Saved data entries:
---*---

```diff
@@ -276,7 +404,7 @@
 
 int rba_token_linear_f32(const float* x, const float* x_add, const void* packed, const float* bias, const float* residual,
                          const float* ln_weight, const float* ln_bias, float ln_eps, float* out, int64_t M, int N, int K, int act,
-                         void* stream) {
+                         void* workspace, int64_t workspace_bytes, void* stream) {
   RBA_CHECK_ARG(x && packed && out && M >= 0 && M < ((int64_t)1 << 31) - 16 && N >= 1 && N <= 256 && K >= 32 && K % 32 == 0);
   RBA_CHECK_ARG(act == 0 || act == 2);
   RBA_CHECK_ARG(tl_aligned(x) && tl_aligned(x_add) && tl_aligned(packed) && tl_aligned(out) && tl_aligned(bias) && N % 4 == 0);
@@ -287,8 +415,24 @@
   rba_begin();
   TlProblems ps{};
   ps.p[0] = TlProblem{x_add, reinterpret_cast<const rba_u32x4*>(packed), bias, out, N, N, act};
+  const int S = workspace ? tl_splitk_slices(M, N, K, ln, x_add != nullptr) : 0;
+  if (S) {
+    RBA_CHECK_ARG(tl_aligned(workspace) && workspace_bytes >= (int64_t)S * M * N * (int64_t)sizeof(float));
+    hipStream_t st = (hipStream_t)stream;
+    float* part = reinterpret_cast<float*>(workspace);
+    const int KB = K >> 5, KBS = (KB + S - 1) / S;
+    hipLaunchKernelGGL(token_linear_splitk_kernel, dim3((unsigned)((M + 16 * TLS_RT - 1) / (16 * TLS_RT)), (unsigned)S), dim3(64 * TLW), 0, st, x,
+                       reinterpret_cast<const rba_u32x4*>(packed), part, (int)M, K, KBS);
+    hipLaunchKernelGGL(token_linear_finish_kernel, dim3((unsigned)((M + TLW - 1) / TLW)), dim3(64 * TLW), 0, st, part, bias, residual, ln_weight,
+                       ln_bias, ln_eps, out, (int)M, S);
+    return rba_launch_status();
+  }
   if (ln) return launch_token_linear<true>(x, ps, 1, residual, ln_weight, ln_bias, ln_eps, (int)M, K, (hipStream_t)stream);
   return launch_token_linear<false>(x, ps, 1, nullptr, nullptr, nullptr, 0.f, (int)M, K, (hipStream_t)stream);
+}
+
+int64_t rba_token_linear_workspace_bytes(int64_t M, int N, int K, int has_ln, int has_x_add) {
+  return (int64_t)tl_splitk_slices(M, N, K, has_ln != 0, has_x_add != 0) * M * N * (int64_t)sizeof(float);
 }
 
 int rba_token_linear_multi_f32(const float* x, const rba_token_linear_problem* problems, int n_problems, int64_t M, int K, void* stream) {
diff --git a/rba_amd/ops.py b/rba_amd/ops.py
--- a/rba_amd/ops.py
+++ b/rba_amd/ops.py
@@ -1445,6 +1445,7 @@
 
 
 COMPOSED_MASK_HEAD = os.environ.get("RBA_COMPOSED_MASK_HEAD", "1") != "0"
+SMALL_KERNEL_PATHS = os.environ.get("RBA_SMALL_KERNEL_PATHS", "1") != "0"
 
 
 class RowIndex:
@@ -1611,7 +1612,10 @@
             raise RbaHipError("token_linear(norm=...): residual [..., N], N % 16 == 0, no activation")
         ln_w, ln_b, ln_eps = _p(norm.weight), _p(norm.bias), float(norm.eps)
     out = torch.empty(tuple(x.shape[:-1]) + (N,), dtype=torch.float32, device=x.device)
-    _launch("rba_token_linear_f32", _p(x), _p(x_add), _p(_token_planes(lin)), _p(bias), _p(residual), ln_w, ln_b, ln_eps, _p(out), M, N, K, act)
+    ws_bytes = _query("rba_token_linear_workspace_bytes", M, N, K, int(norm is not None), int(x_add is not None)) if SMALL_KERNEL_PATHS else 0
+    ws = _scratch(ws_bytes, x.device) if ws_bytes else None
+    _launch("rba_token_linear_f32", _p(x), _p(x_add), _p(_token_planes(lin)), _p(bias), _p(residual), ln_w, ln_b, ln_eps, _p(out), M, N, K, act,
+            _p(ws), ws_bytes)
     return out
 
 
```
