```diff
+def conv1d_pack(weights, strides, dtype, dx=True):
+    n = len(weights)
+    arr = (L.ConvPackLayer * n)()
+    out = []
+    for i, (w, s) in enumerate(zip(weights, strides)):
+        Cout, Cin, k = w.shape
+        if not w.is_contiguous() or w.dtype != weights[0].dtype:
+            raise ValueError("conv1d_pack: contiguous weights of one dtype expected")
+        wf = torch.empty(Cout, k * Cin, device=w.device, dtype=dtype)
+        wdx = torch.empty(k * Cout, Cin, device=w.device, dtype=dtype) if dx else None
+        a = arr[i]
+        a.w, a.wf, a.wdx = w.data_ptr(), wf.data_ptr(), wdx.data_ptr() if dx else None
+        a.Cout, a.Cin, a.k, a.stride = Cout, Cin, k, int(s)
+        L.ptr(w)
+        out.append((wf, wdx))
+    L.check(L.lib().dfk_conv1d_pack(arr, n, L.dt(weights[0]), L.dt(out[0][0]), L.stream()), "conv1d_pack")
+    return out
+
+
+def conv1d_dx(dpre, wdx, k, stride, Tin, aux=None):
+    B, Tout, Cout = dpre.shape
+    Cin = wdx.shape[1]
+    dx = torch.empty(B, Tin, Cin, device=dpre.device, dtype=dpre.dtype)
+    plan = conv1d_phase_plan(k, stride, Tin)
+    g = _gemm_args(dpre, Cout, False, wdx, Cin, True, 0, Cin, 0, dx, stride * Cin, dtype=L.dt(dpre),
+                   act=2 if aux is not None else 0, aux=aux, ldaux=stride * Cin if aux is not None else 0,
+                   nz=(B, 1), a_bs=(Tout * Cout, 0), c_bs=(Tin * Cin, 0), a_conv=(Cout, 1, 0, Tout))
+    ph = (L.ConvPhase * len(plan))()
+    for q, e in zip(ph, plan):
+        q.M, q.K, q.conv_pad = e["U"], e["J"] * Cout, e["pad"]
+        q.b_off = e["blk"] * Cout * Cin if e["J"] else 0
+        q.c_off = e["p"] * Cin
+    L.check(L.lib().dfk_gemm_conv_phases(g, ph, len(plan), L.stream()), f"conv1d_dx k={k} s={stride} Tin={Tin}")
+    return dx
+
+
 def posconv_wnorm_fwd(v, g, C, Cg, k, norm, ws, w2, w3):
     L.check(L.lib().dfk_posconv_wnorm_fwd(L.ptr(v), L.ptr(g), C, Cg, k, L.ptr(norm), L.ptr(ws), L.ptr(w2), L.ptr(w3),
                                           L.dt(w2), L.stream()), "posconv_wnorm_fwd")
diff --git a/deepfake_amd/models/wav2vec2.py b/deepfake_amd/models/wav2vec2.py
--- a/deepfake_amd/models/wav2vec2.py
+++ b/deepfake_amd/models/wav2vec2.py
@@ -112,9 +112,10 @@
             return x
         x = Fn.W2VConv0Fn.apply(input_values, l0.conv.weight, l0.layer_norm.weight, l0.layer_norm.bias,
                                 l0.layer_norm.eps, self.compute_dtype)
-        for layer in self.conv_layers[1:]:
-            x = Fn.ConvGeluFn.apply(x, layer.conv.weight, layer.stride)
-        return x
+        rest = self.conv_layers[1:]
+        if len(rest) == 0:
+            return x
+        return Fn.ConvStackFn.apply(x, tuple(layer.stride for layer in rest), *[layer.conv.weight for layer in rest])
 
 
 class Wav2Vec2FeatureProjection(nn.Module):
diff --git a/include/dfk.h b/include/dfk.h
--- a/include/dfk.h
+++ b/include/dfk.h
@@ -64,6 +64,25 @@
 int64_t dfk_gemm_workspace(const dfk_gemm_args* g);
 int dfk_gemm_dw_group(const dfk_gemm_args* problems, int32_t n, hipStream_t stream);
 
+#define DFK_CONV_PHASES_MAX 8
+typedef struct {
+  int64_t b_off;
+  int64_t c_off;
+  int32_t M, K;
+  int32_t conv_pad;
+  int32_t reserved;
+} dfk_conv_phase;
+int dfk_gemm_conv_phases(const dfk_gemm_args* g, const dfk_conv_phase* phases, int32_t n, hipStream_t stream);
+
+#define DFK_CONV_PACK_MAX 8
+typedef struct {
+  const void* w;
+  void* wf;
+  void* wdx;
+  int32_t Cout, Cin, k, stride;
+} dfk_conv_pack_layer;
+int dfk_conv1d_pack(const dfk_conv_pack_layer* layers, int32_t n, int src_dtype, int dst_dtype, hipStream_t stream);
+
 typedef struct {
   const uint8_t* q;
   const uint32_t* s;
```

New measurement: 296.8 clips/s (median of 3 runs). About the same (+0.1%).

---*---

AIM OF THE TASK — Filter the entries above down to the lines that contain the word "None".

EXERCISE ANSWER —
+    ws_bytes = _query("rba_token_linear_workspace_bytes", M, N, K, int(norm is not None), int(x_add is not None)) if SMALL_KERNEL_PATHS else 0
+    ws = _scratch(ws_bytes, x.device) if ws_bytes else None
+        wdx = torch.empty(k * Cout, Cin, device=w.device, dtype=dtype) if dx else None
+        a.w, a.wf, a.wdx = w.data_ptr(), wf.data_ptr(), wdx.data_ptr() if dx else None
+def conv1d_dx(dpre, wdx, k, stride, Tin, aux=None):
+                   act=2 if aux is not None else 0, aux=aux, ldaux=stride * Cin if aux is not None else 0,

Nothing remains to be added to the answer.